Records drawn from a dataset:
template <bool A_MN, bool B_MN, bool B_PACKED, bool A_PACKED, int EPI_T>
__global__ void __launch_bounds__(NUM_THREADS, 1) gemm_bf16x3_kernel(const __grid_constant__ Params p) {
  const int EPI = (EPI_T >= 0) ? EPI_T : p.epi;
  extern __shared__ uint8_t smem_raw[];
  const uint32_t smem_base = (smem_u32(smem_raw) + 1023u) & ~1023u;
  const uint32_t bar_base = smem_base + STAGES * STAGE_BYTES;
  auto full_bar = [&](int s) { return bar_base + 8u * s; };
  auto empty_bar = [&](int s) { return bar_base + 64u + 8u * s; };
  const int NST = p.nstages;
  const uint32_t STB = p.stage_bytes;

  const int warp = threadIdx.x >> 5, lane = threadIdx.x & 31;

  if (threadIdx.x == 0) {
    for (int s = 0; s < NST; ++s) { mbar_init(full_bar(s), A_PACKED ? 1 : NUM_PROD_WARPS + (B_PACKED ? 1 : 0)); mbar_init(empty_bar(s), NUM_CONS_WARPS); }
    asm volatile("fence.mbarrier_init.release.cluster;" ::: "memory");
  }
  __syncthreads();

  const int ntiles = total_tiles(p);

  if (warp < NUM_CONS_WARPS) {
    asm volatile("setmaxnreg.inc.sync.aligned.u32 %0;" ::"n"(CONS_REGS));
    constexpr int NE = NUM_CONS_WARPS;
    const int wg = warp >> 2;
    const int nchunks = p.BN / EPI_CW;
    const uint32_t stage_base = bar_base + BAR_BYTES + (uint32_t)warp * EPI_STAGE_BYTES;
    const int rl = lane >> 2, c4 = (lane & 3) * 4;
    const uint32_t cs_base = bar_base + BAR_BYTES + MAX_EPI_WARPS * EPI_STAGE_BYTES;
    const bool cs_smem = (EPI & EPI_COLSUM) && p.N <= COLSUM_SMEM_COLS;
    int cs_group = -1;
    const int e_tid = warp * 32 + lane;
    auto epi_bar = []() { asm volatile("bar.sync 1, %0;" ::"n"(NE * 32) : "memory"); };
    auto cs_flush = [&](int group) {
      epi_bar();
      if (group >= 0) {
        float* cd = p.colsum + (long long)group * p.colsum_group_stride;
        for (int n = e_tid; n < p.N; n += NE * 32) {
          float sv;
          asm volatile("ld.shared.f32 %0, [%1];" : "=f"(sv) : "r"(cs_base + 4u * n) : "memory");
          if (sv != 0.f) atomicAdd(cd + n, sv);
        }
      }
      for (int n = e_tid; n < p.N; n += NE * 32)
        asm volatile("st.shared.f32 [%0], %1;" ::"r"(cs_base + 4u * n), "f"(0.f) : "memory");
      epi_bar();
    };
    if (cs_smem) cs_flush(-1);
    int stage = 0; uint32_t phase = 0;
    constexpr uint32_t a_kstep = A_MN ? 2u * MN_SBO_BYTES : 32u;
    constexpr uint32_t b_kstep = B_MN ? 2u * MN_SBO_BYTES : 32u;
    const uint32_t b_lo_off = B_PACKED ? OFF_B_HI + plane_bytes(p.BN, B_MN) : OFF_B_LO;
    float acc[MAX_BN / 2];
    for (int t = blockIdx.x; t < ntiles; t += gridDim.x) {
      const Tile tl = decode_tile(p, t);
      const int nkb = tl.nkb();
      if (nkb == 0) continue;
      if (cs_smem && tl.group != cs_group) { if (cs_group >= 0) cs_flush(cs_group); cs_group = tl.group; }
      const int row0 = tl.m0 + wg * 64 + (warp & 3) * 16;
      float4 rr[2], rn[2];
      auto load_resid = [&](int c_, float4 (&dst)[2]) {
        const int n_ = tl.n0 + c_ * EPI_CW + c4;
#pragma unroll
        for (int it = 0; it < 2; ++it) {
          const int row = row0 + it * 8 + rl;
          dst[it] = (row < p.M) ? ldg_f4(p.resid + (long long)row * p.ld_resid + n_) : make_float4(0.f, 0.f, 0.f, 0.f);
        }
      };
      if (EPI & EPI_RESID) load_resid(0, rr);

      int prev = -1;
      auto mainloop = [&](auto bn_c) {
        constexpr int N = decltype(bn_c)::value;
        for (int kb = 0; kb < nkb; ++kb) {
          mbar_wait(full_bar(stage), phase);
          wg::fence();
          const uint32_t sb = smem_base + stage * STB + (uint32_t)wg * WG_A_BYTES;
          const uint32_t sbb = smem_base + stage * STB;
#pragma unroll
          for (int j = 0; j < BK / 16; ++j) {
            const uint64_t ahi = make_smem_desc(sb + OFF_A_HI + j * a_kstep, A_MN);
            const uint64_t alo = make_smem_desc(sb + OFF_A_LO + j * a_kstep, A_MN);
            const uint64_t bhi = make_smem_desc(sbb + OFF_B_HI + j * b_kstep, B_MN);
            const uint64_t blo = make_smem_desc(sbb + b_lo_off + j * b_kstep, B_MN);
            if (!(p.debug & 4)) {
              const uint32_t accum = (kb > 0 || j > 0) ? 1u : 0u;
              if (p.passes == 1) {
                wg::mma<N, A_MN, B_MN>(acc, ahi, bhi, accum);
              } else {
                wg::mma<N, A_MN, B_MN>(acc, alo, bhi, accum);
                wg::mma<N, A_MN, B_MN>(acc, ahi, blo, 1u);
                wg::mma<N, A_MN, B_MN>(acc, ahi, bhi, 1u);
              }
            }
          }
          wg::commit();
          if (prev >= 0) {
            wg::wait<1>();
            __syncwarp();
            if (lane == 0) mbar_arrive(empty_bar(prev));
          }
          prev = stage;
          if (++stage == NST) { stage = 0; phase ^= 1u; }
        }
      };
      switch (p.BN) {
        case 32: mainloop(std::integral_constant<int, 32>{}); break;
        case 64: mainloop(std::integral_constant<int, 64>{}); break;
        case 96: mainloop(std::integral_constant<int, 96>{}); break;
        default: mainloop(std::integral_constant<int, 128>{}); break;
      }
      wg::wait<0>();
      wg::fence_operand(acc);
      __syncwarp();
      if (lane == 0) mbar_arrive(empty_bar(prev));
      if (p.debug & 4) {
#pragma unroll
        for (int i = 0; i < MAX_BN / 2; ++i) acc[i] = 0.f;
      }

      float* dbase = p.D + (long long)tl.group * p.d_group_stride;
      const float* bias = p.bias ? p.bias + (long long)tl.group * p.bias_group_stride : nullptr;
#pragma unroll
      for (int c = 0; c < MAX_BN / EPI_CW; ++c) {
        if (c >= nchunks) break;
        __syncwarp();
#pragma unroll
        for (int qq = 0; qq < 2; ++qq)
#pragma unroll
          for (int h = 0; h < 2; ++h)
            asm volatile("st.shared.v2.f32 [%0], {%1, %2};"
                         ::"r"(stage_base + (uint32_t)((rl + 8 * h) * EPI_STAGE_ROW_FLOATS + 8 * qq + 2 * (lane & 3)) * 4u),
                           "f"(acc[8 * c + 4 * qq + 2 * h]), "f"(acc[8 * c + 4 * qq + 2 * h + 1]) : "memory");
        if ((EPI & EPI_RESID) && c + 1 < nchunks) load_resid(c + 1, rn);
        __syncwarp();
        const int n = tl.n0 + c * EPI_CW + c4;
        float4 bv = make_float4(0.f, 0.f, 0.f, 0.f), sv = make_float4(1.f, 1.f, 1.f, 1.f);
        if (EPI & EPI_BIAS) bv = ldg_f4(bias + n);
        if (EPI & EPI_COLSCALE) sv = ldg_f4(p.col_scale + n);
        float4 cs = make_float4(0.f, 0.f, 0.f, 0.f);
#pragma unroll
        for (int it = 0; it < 2; ++it) {
          const int r = it * 8 + rl;
          const int row = row0 + r;
          if (row >= p.M) continue;
          float4 x;
          asm volatile("ld.shared.v4.f32 {%0, %1, %2, %3}, [%4];"
                       : "=f"(x.x), "=f"(x.y), "=f"(x.z), "=f"(x.w)
                       : "r"(stage_base + (uint32_t)(r * EPI_STAGE_ROW_FLOATS + c4) * 4u) : "memory");
          x.x += bv.x; x.y += bv.y; x.z += bv.z; x.w += bv.w;
          if ((EPI & (EPI_AUXSTORE | EPI_GELU)) && p.aux_out)
            *reinterpret_cast<float4*>(p.aux_out + (long long)row * p.ld_aux + n) = x;
          if (EPI & EPI_GELU) { x.x = gelu_fast(x.x); x.y = gelu_fast(x.y); x.z = gelu_fast(x.z); x.w = gelu_fast(x.w); }
          if (EPI & EPI_DGELU) {
            const float4 h = ldg_f4(p.aux_in + (long long)row * p.ld_aux + n);
            x.x *= gelu_grad_fast(h.x); x.y *= gelu_grad_fast(h.y); x.z *= gelu_grad_fast(h.z); x.w *= gelu_grad_fast(h.w);
          }
          x.x *= sv.x; x.y *= sv.y; x.z *= sv.z; x.w *= sv.w;
          if (EPI & EPI_ROWSCALE) { const float rs = __ldg(p.row_scale + row); x.x *= rs; x.y *= rs; x.z *= rs; x.w *= rs; }
          if (EPI & EPI_RESID) { x.x += rr[it].x; x.y += rr[it].y; x.z += rr[it].z; x.w += rr[it].w; }
          cs.x += x.x; cs.y += x.y; cs.z += x.z; cs.w += x.w;
          float* dst = dbase + (long long)row * p.ldd + n;
          if (EPI & EPI_ATOMIC) {
            asm volatile("red.global.add.v4.f32 [%0], {%1, %2, %3, %4};" ::"l"(dst), "f"(x.x), "f"(x.y), "f"(x.z), "f"(x.w) : "memory");
          } else {
            *reinterpret_cast<float4*>(dst) = x;
          }
        }
        if (EPI & EPI_RESID) {
#pragma unroll
          for (int it = 0; it < 2; ++it) rr[it] = rn[it];
        }
        if (EPI & EPI_COLSUM) {
#pragma unroll
          for (int o = 4; o < 32; o <<= 1) {
            cs.x += __shfl_xor_sync(0xffffffffu, cs.x, o); cs.y += __shfl_xor_sync(0xffffffffu, cs.y, o);
            cs.z += __shfl_xor_sync(0xffffffffu, cs.z, o); cs.w += __shfl_xor_sync(0xffffffffu, cs.w, o);
          }
          if (lane < 4) {
            if (cs_smem) {
              const uint32_t sa = cs_base + 4u * (uint32_t)n;
              asm volatile("red.shared.add.f32 [%0], %1;" ::"r"(sa), "f"(cs.x) : "memory");
              asm volatile("red.shared.add.f32 [%0], %1;" ::"r"(sa + 4u), "f"(cs.y) : "memory");
              asm volatile("red.shared.add.f32 [%0], %1;" ::"r"(sa + 8u), "f"(cs.z) : "memory");
              asm volatile("red.shared.add.f32 [%0], %1;" ::"r"(sa + 12u), "f"(cs.w) : "memory");
            } else {
              float* cd = p.colsum + (long long)tl.group * p.colsum_group_stride + n;
              asm volatile("red.global.add.v4.f32 [%0], {%1, %2, %3, %4};" ::"l"(cd), "f"(cs.x), "f"(cs.y), "f"(cs.z), "f"(cs.w) : "memory");
            }
          }
        }
      }
    }
    if (cs_smem && cs_group >= 0) cs_flush(cs_group);
  } else {
    asm volatile("setmaxnreg.dec.sync.aligned.u32 %0;" ::"n"(PROD_REGS));
    if (A_PACKED) {
      if (warp == FIRST_PROD_WARP && lane == 0) {
        const uint32_t a_bytes = 2u * plane_bytes(BM, A_MN), b_bytes = 2u * plane_bytes(p.BN, B_MN);
        const long long kblocks = (p.K + BK - 1) / BK;
        int stage = 0; uint32_t phase = 0;
        for (int t = blockIdx.x; t < ntiles; t += gridDim.x) {
          const Tile tl = decode_tile(p, t);
          const int nkb = tl.nkb();
          if (nkb == 0) continue;
          const long long kb0 = tl.k_begin / BK;
          const uint8_t* srcA = reinterpret_cast<const uint8_t*>(p.a_packed) + ((long long)(tl.m0 / BM) * kblocks + kb0) * a_bytes;
          const uint8_t* srcB = reinterpret_cast<const uint8_t*>(p.b_packed + (long long)tl.group * p.b_packed_group_stride) +
                                ((long long)(tl.n0 / p.BN) * kblocks + kb0) * b_bytes;
          for (int kb = 0; kb < nkb; ++kb) {
            mbar_wait(empty_bar(stage), phase ^ 1u);
            const uint32_t sb = smem_base + stage * STB;
            asm volatile("mbarrier.arrive.expect_tx.shared::cta.b64 _, [%0], %1;" ::"r"(full_bar(stage)), "r"(a_bytes + b_bytes) : "memory");
            asm volatile("cp.async.bulk.shared::cluster.global.mbarrier::complete_tx::bytes [%0], [%1], %2, [%3];"
                         ::"r"(sb + OFF_A_HI), "l"(srcA + (long long)kb * a_bytes), "r"(a_bytes), "r"(full_bar(stage)) : "memory");
            asm volatile("cp.async.bulk.shared::cluster.global.mbarrier::complete_tx::bytes [%0], [%1], %2, [%3];"
                         ::"r"(sb + OFF_B_HI), "l"(srcB + (long long)kb * b_bytes), "r"(b_bytes), "r"(full_bar(stage)) : "memory");
            if (++stage == NST) { stage = 0; phase ^= 1u; }
          }
        }
      }
    } else {
    const int wq = warp - FIRST_PROD_WARP;
    constexpr int units_a = 16;
    const int segs_b = (p.BN + 127) / 128;
    const int units_b = B_PACKED ? 0 : (B_MN ? 16 * segs_b : p.BN / 8);
    const int units = units_a + units_b;
    const uint32_t st_k = (uint32_t)((lane >> 2) * 64 + ((((uint32_t)lane & 3u) ^ (((uint32_t)lane >> 3) & 3u)) << 4));
    const uint32_t kr_lane = (uint32_t)lane >> 4, j_lane = (uint32_t)lane & 15u;

    constexpr int MU = B_PACKED ? (16 + NUM_PROD_WARPS - 1) / NUM_PROD_WARPS : MAX_UNITS;
    uint32_t off[MU];
    uint32_t vmask = 0;
    const float* baseB = p.B;
    const uint16_t* packB = nullptr;
    int t_cur = blockIdx.x - gridDim.x, kb_cur = 0, nkb_cur = 0, k_begin = 0, k_end = 0;
    const uint32_t adv_a = A_MN ? (uint32_t)(BK * p.a_sk) : (uint32_t)BK;
    const uint32_t adv_b = B_MN ? (uint32_t)(BK * p.b_sk) : (uint32_t)BK;
    const bool b_gather = B_MN && (p.b_k_index != nullptr);

    auto setup_tile = [&](const Tile& tl) {
      k_begin = tl.k_begin; k_end = tl.k_end;
      baseB = p.B + (long long)tl.group * p.b_group_stride;
      if (B_PACKED) {
        const long long kblocks = (p.K + BK - 1) / BK;
        packB = p.b_packed + (long long)tl.group * p.b_packed_group_stride +
                ((long long)(tl.n0 / p.BN) * kblocks) * (2LL * p.BN * BK);
      }
      vmask = 0;
#pragma unroll
      for (int i = 0; i < MU; ++i) {
        const int u = wq + NUM_PROD_WARPS * i;
        off[i] = 0;
        if (u >= units) continue;
        const bool is_a = u < units_a;
        const int ul = is_a ? u : u - units_a;
        const int mn0 = is_a ? tl.m0 : tl.n0;
        const int mn_lim = is_a ? p.M : p.N;
        if (is_a ? !A_MN : !B_MN) {
          const long long s_mn = is_a ? p.a_smn : p.b_smn;
          const int row = mn0 + 8 * ul + (lane >> 2);
          if (row >= mn_lim) continue;
          long long ridx = row;
          if (is_a && p.a_row_index) { ridx = __ldg(p.a_row_index + row); if (ridx < 0) continue; }
          off[i] = (uint32_t)(ridx * s_mn + tl.k_begin + 8 * (lane & 3));
          vmask |= 1u << i;
        } else {
          const int segs = is_a ? 1 : segs_b;
          const int pi = (segs == 2) ? (ul >> 1) : ul, seg = (segs == 2) ? (ul & 1) : 0;
          const int mnl = seg * 128 + 8 * (int)j_lane;
          const int tile_w = is_a ? BM : p.BN;
          if (mnl + 8 > tile_w || mn0 + mnl + 8 > mn_lim) continue;
          const long long s_k = is_a ? p.a_sk : p.b_sk;
          const int koff = 2 * pi + (int)kr_lane;
          off[i] = (!is_a && b_gather) ? (uint32_t)(mn0 + mnl)
                                       : (uint32_t)((long long)(tl.k_begin + koff) * s_k + mn0 + mnl);
          vmask |= 1u << i;
        }
      }
    };
    auto advance = [&]() -> bool {
      if (kb_cur + 1 < nkb_cur) { ++kb_cur; return true; }
      for (t_cur += gridDim.x; t_cur < ntiles; t_cur += gridDim.x) {
        const Tile tl = decode_tile(p, t_cur);
        nkb_cur = tl.nkb();
        if (nkb_cur > 0) { kb_cur = 0; setup_tile(tl); return true; }
      }
      return false;
    };

    auto load_kb = [&](float4 (&r)[MU][2]) {
      const int k0 = k_begin + kb_cur * BK;
      const int kl = k0 + 8 * (lane & 3);
      const bool kin0 = (kl + 4 <= k_end), kin1 = (kl + 8 <= k_end);
#pragma unroll
      for (int i = 0; i < MU; ++i) {
        r[i][0] = make_float4(0.f, 0.f, 0.f, 0.f);
        r[i][1] = make_float4(0.f, 0.f, 0.f, 0.f);
        const int u = wq + NUM_PROD_WARPS * i;
        if (u >= units) continue;
        const bool is_a = u < units_a;
        const float* base = is_a ? p.A : baseB;
        const bool ok = (vmask >> i) & 1u;
        if (is_a ? !A_MN : !B_MN) {
          if (ok && kin0) r[i][0] = ldg_f4(base + off[i]);
          if (ok && kin1) r[i][1] = ldg_f4(base + off[i] + 4);
        } else {
          const int ul = is_a ? u : u - units_a;
          const int pi = (!is_a && segs_b == 2) ? (ul >> 1) : ul;
          const int k = k0 + 2 * pi + (int)kr_lane;
          if (ok && k < k_end) {
            const float* src = base + off[i];
            if (!is_a && b_gather) {
              const int kk = __ldg(p.b_k_index + k);
              src = (kk >= 0) ? base + (long long)kk * p.b_sk + off[i] : nullptr;
            }
            if (src) { r[i][0] = ldg_f4(src); r[i][1] = ldg_f4(src + 4); }
          }
        }
        off[i] += is_a ? adv_a : ((!is_a && b_gather) ? 0u : adv_b);
      }
    };

    auto store_kb = [&](const float4 (&r)[MU][2], uint32_t sb) {
#pragma unroll
      for (int i = 0; i < MU; ++i) {
        const int u = wq + NUM_PROD_WARPS * i;
        if (u >= units) continue;
        const bool is_a = u < units_a;
        const int ul = is_a ? u : u - units_a;
        uint4 hi, lo;
        split4(r[i][0], hi.x, hi.y, lo.x, lo.y);
        split4(r[i][1], hi.z, hi.w, lo.z, lo.w);
        uint32_t o;
        if (is_a ? !A_MN : !B_MN) {
          o = (uint32_t)ul * 512u + st_k;
        } else {
          const int segs = is_a ? 1 : segs_b;
          const uint32_t pi = (segs == 2) ? (uint32_t)(ul >> 1) : (uint32_t)ul;
          const uint32_t seg = (segs == 2) ? (uint32_t)(ul & 1) : 0u;
          const uint32_t k = 2u * pi + kr_lane;
          const uint32_t mc = seg * 16u + j_lane;
          o = ((mc >> 3) * 4u + (k >> 3)) * 1024u + (k & 7u) * 128u + (((mc & 7u) ^ (k & 7u)) << 4);
        }
        const uint32_t dst_hi = sb + (is_a ? OFF_A_HI : OFF_B_HI) + o;
        const uint32_t dst_lo = sb + (is_a ? OFF_A_LO : OFF_B_LO) + o;
        asm volatile("st.shared.v4.b32 [%0], {%1, %2, %3, %4};"
                     ::"r"(dst_hi), "r"(hi.x), "r"(hi.y), "r"(hi.z), "r"(hi.w) : "memory");
        asm volatile("st.shared.v4.b32 [%0], {%1, %2, %3, %4};"
                     ::"r"(dst_lo), "r"(lo.x), "r"(lo.y), "r"(lo.z), "r"(lo.w) : "memory");
      }
    };

    int stage = 0; uint32_t phase = 0;
    const uint16_t* pub_src = nullptr; int pub_kb = 0;
    auto publish = [&](const float4 (&r)[MU][2]) {
      mbar_wait(empty_bar(stage), phase ^ 1u);
      if (B_PACKED && wq == 0 && lane == 0 && (p.debug & 2)) {
        mbar_arrive(full_bar(stage));
      } else if (B_PACKED && wq == 0 && lane == 0) {
        const uint32_t bytes = (uint32_t)p.BN * 128u;
        const uint16_t* src = pub_src + (long long)pub_kb * (2LL * p.BN * BK);
        asm volatile("mbarrier.arrive.expect_tx.shared::cta.b64 _, [%0], %1;" ::"r"(full_bar(stage)), "r"(bytes) : "memory");
        asm volatile("cp.async.bulk.shared::cluster.global.mbarrier::complete_tx::bytes [%0], [%1], %2, [%3];"
                     ::"r"(smem_base + stage * STB + OFF_B_HI), "l"(src), "r"(bytes), "r"(full_bar(stage)) : "memory");
      }
      if (p.debug & 8) {
#pragma unroll
        for (int i = 0; i < MU; ++i) asm volatile("" ::"f"(r[i][0].x), "f"(r[i][1].w));
      } else if (!(p.debug & 1)) store_kb(r, smem_base + stage * STB);
      fence_proxy_async_smem();
      __syncwarp();
      if (lane == 0) mbar_arrive(full_bar(stage));
      if (++stage == NST) { stage = 0; phase ^= 1u; }
    };

    constexpr int PF = B_PACKED ? 4 : 2;
    float4 r[PF][MU][2];
    if (p.debug & 16) {
#pragma unroll
      for (int d = 0; d < PF; ++d)
#pragma unroll
        for (int i = 0; i < MU; ++i) { r[d][i][0] = make_float4(1.f, 2.f, 3.f, 4.f); r[d][i][1] = r[d][i][0]; }
    }
    const uint16_t* q_src[PF]; int q_kb[PF]; bool q_ok[PF];
    const bool dbg_noload = p.debug & (1 | 16);
#pragma unroll
    for (int d = 0; d < PF; ++d) {
      q_ok[d] = advance();
      q_src[d] = packB; q_kb[d] = kb_cur;
      if (q_ok[d] && !dbg_noload) load_kb(r[d]);
    }
    bool done = !q_ok[0];
    while (!done) {
#pragma unroll
      for (int d = 0; d < PF; ++d) {
        if (!q_ok[d]) { done = true; break; }
        pub_src = q_src[d]; pub_kb = q_kb[d];
        publish(r[d]);
        q_ok[d] = advance();
        q_src[d] = packB; q_kb[d] = kb_cur;
        if (q_ok[d] && !dbg_noload) load_kb(r[d]);
      }
    }
    }
  }

}
#endif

What the task asks :: Could you transcribe the entries above word for word, from the line with "const uint32_t smem_base" down to the line with "if (threadIdx.x == 0)", keeping both?

Response below ::
  const uint32_t smem_base = (smem_u32(smem_raw) + 1023u) & ~1023u;
  const uint32_t bar_base = smem_base + STAGES * STAGE_BYTES;
  auto full_bar = [&](int s) { return bar_base + 8u * s; };
  auto empty_bar = [&](int s) { return bar_base + 64u + 8u * s; };
  const int NST = p.nstages;
  const uint32_t STB = p.stage_bytes;

  const int warp = threadIdx.x >> 5, lane = threadIdx.x & 31;

  if (threadIdx.x == 0) {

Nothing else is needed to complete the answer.